> [Your task]:
Print word for word the first line of the records below and every following line through the one containing "int mark_i = 0;"; print nothing else.

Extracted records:
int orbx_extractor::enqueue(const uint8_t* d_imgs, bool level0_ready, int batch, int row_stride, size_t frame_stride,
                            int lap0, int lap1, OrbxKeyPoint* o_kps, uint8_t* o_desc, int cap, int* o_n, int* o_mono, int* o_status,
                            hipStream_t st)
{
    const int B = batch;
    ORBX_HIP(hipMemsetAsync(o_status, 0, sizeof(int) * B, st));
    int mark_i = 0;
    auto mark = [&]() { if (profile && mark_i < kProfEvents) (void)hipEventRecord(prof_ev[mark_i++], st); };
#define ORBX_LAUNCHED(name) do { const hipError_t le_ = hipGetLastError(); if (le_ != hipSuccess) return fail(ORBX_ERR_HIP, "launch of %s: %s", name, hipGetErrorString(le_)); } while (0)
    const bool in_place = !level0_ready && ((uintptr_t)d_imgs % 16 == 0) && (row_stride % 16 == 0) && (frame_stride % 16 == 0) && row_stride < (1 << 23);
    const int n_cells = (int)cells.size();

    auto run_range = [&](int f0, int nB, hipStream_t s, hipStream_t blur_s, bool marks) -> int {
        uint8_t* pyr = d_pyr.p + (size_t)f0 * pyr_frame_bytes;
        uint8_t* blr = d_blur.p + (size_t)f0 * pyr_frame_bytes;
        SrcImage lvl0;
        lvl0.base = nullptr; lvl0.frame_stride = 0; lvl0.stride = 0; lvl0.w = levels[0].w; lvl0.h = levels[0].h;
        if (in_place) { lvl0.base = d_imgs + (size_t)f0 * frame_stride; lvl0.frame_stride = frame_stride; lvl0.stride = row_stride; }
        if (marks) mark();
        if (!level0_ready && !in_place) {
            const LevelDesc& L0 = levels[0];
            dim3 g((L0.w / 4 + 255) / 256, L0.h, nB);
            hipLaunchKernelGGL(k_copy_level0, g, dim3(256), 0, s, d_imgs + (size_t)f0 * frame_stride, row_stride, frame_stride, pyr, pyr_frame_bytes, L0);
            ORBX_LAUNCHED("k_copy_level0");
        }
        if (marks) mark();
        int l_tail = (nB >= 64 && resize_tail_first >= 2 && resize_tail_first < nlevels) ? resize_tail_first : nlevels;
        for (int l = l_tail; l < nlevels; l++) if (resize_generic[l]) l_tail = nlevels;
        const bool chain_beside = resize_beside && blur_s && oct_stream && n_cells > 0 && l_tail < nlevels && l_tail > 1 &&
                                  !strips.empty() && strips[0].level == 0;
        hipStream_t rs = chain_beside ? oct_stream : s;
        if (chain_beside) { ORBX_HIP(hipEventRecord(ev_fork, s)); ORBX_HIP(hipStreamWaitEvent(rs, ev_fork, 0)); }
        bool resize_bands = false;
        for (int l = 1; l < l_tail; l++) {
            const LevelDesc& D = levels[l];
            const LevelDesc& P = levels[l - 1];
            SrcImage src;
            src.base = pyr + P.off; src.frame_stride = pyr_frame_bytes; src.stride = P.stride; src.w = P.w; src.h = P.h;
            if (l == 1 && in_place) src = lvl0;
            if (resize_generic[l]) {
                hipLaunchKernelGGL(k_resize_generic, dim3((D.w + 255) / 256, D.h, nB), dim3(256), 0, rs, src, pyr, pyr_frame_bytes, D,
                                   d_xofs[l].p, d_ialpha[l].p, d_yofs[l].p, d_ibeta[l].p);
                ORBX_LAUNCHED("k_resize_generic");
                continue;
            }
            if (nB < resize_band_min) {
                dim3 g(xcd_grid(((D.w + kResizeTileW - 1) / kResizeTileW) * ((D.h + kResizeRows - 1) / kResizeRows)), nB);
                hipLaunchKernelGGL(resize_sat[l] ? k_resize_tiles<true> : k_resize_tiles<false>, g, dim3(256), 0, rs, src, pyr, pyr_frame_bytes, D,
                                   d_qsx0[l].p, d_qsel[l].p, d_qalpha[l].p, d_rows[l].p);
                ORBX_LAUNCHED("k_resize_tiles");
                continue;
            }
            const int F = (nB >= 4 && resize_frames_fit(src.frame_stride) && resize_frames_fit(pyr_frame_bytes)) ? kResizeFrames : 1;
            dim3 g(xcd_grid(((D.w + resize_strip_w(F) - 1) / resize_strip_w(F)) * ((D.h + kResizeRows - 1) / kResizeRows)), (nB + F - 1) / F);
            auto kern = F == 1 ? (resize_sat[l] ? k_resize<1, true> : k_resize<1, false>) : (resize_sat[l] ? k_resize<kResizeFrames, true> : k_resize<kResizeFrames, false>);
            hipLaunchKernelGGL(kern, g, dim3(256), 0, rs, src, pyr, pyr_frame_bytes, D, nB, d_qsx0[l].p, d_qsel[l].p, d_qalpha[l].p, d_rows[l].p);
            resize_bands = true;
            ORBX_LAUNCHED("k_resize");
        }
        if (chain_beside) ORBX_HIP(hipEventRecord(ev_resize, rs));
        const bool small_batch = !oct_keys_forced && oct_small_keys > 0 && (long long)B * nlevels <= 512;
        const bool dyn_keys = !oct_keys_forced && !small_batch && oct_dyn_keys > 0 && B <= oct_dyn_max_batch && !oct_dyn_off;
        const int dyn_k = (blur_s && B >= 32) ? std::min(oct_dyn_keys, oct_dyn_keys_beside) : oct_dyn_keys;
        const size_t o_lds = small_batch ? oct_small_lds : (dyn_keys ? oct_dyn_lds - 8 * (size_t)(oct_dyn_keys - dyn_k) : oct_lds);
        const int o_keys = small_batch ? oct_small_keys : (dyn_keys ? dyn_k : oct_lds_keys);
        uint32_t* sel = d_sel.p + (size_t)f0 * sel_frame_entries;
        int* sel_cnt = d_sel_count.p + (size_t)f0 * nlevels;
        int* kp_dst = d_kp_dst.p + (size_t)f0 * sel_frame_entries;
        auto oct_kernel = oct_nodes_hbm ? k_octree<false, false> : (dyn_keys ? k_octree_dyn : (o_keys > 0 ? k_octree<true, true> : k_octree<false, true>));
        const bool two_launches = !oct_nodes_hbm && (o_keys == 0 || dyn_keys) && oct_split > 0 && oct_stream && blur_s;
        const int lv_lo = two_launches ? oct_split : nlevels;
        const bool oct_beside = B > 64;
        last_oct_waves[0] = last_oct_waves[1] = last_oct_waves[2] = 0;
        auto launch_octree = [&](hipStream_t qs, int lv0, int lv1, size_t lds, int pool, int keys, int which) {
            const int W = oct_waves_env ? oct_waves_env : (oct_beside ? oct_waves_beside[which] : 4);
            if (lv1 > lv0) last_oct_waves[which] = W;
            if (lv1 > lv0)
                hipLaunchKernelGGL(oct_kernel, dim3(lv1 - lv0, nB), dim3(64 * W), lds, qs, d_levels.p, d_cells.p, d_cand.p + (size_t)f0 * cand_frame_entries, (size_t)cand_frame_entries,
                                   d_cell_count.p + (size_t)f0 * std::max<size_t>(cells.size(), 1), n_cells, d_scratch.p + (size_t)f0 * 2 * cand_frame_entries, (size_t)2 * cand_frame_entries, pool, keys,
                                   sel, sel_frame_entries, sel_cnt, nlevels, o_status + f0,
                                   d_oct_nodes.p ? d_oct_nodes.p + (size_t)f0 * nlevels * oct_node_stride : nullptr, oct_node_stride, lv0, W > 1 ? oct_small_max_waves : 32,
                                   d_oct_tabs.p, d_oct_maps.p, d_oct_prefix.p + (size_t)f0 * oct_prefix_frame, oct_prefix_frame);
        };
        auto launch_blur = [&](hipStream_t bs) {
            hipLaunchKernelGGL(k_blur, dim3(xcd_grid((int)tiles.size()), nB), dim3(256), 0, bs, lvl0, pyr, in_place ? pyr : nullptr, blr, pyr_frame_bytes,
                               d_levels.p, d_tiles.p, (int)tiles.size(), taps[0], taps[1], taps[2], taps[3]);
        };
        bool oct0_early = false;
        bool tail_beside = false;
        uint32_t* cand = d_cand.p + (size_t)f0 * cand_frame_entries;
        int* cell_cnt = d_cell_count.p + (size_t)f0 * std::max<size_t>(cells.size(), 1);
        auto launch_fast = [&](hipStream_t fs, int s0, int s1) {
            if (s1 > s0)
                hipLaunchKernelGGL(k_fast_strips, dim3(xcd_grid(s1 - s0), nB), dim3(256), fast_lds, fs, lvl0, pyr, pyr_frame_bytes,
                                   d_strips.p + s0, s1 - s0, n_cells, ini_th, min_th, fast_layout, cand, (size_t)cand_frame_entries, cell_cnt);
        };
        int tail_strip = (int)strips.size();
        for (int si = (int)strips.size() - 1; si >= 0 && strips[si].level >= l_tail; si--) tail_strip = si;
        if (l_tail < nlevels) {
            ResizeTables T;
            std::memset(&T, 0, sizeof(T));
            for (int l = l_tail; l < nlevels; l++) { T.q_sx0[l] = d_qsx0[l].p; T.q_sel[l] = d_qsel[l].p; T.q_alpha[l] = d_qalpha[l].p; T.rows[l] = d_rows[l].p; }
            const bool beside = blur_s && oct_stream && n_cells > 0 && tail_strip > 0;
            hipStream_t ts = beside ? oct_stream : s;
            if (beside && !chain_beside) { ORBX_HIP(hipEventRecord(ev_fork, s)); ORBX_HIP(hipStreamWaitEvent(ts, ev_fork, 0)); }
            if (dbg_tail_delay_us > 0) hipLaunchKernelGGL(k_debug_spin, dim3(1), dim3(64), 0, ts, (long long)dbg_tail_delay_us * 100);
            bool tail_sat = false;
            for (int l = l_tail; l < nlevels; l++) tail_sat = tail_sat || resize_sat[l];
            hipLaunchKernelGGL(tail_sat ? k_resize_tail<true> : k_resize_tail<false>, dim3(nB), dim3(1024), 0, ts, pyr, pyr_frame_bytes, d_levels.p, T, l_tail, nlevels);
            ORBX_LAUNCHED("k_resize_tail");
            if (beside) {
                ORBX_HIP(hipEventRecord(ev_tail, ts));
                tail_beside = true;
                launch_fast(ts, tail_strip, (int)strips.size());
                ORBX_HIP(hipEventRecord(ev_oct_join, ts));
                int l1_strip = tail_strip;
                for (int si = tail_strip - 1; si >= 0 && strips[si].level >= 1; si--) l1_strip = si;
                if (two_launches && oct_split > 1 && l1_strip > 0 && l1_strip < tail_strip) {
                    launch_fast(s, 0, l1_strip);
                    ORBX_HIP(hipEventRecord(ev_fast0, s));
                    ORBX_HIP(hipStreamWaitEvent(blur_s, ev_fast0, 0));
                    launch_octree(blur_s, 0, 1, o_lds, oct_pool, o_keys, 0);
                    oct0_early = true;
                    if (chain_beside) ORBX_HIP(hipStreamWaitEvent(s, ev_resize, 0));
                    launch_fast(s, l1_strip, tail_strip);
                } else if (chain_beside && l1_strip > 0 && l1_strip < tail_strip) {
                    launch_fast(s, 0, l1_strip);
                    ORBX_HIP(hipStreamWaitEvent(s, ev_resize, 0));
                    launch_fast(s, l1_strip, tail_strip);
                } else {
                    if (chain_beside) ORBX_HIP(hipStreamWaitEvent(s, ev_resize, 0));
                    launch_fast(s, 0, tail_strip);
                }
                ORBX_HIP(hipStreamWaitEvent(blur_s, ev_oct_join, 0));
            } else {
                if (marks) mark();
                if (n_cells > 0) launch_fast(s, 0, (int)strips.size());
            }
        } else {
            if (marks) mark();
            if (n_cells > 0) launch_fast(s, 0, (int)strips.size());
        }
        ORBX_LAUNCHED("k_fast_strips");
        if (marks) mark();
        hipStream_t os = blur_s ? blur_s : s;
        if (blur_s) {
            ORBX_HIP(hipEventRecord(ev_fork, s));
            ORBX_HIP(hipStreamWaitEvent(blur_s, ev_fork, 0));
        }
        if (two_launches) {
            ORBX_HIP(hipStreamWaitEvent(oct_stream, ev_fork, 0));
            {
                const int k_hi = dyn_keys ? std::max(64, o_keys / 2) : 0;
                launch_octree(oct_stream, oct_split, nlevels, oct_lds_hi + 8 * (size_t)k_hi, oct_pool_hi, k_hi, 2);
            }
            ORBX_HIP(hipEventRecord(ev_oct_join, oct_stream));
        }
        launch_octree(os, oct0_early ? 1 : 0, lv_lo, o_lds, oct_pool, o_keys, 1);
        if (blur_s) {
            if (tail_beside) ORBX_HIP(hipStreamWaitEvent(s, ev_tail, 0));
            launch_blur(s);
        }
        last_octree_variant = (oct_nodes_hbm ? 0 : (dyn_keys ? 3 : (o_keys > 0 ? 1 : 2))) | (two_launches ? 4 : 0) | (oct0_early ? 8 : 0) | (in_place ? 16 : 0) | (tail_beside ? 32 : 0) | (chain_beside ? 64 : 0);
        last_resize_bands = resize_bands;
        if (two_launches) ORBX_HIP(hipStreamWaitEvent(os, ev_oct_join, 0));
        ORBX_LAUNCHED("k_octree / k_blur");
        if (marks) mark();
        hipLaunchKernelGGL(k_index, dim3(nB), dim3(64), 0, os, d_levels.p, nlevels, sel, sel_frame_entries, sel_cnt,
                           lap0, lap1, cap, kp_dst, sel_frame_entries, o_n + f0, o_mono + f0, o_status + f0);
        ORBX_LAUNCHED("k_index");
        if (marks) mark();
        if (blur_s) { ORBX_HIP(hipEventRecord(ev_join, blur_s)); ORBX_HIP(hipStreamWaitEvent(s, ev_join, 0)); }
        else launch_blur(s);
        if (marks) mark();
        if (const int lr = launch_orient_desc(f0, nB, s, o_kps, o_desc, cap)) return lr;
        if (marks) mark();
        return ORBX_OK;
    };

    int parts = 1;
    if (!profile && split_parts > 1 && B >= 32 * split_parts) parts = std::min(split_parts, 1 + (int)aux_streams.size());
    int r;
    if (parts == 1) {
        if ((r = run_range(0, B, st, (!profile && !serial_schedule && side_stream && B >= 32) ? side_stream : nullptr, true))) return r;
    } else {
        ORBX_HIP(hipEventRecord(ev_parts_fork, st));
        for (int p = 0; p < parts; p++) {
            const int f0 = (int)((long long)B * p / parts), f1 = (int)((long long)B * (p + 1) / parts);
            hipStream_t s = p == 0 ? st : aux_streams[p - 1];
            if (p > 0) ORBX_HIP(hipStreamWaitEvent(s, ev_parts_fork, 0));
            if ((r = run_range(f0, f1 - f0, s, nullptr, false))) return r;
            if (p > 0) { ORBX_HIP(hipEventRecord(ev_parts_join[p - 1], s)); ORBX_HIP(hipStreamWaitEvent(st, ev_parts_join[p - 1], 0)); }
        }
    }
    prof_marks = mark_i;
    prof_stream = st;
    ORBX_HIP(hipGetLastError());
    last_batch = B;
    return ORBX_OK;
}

> [Exercise result]:
int orbx_extractor::enqueue(const uint8_t* d_imgs, bool level0_ready, int batch, int row_stride, size_t frame_stride,
                            int lap0, int lap1, OrbxKeyPoint* o_kps, uint8_t* o_desc, int cap, int* o_n, int* o_mono, int* o_status,
                            hipStream_t st)
{
    const int B = batch;
    ORBX_HIP(hipMemsetAsync(o_status, 0, sizeof(int) * B, st));
    int mark_i = 0;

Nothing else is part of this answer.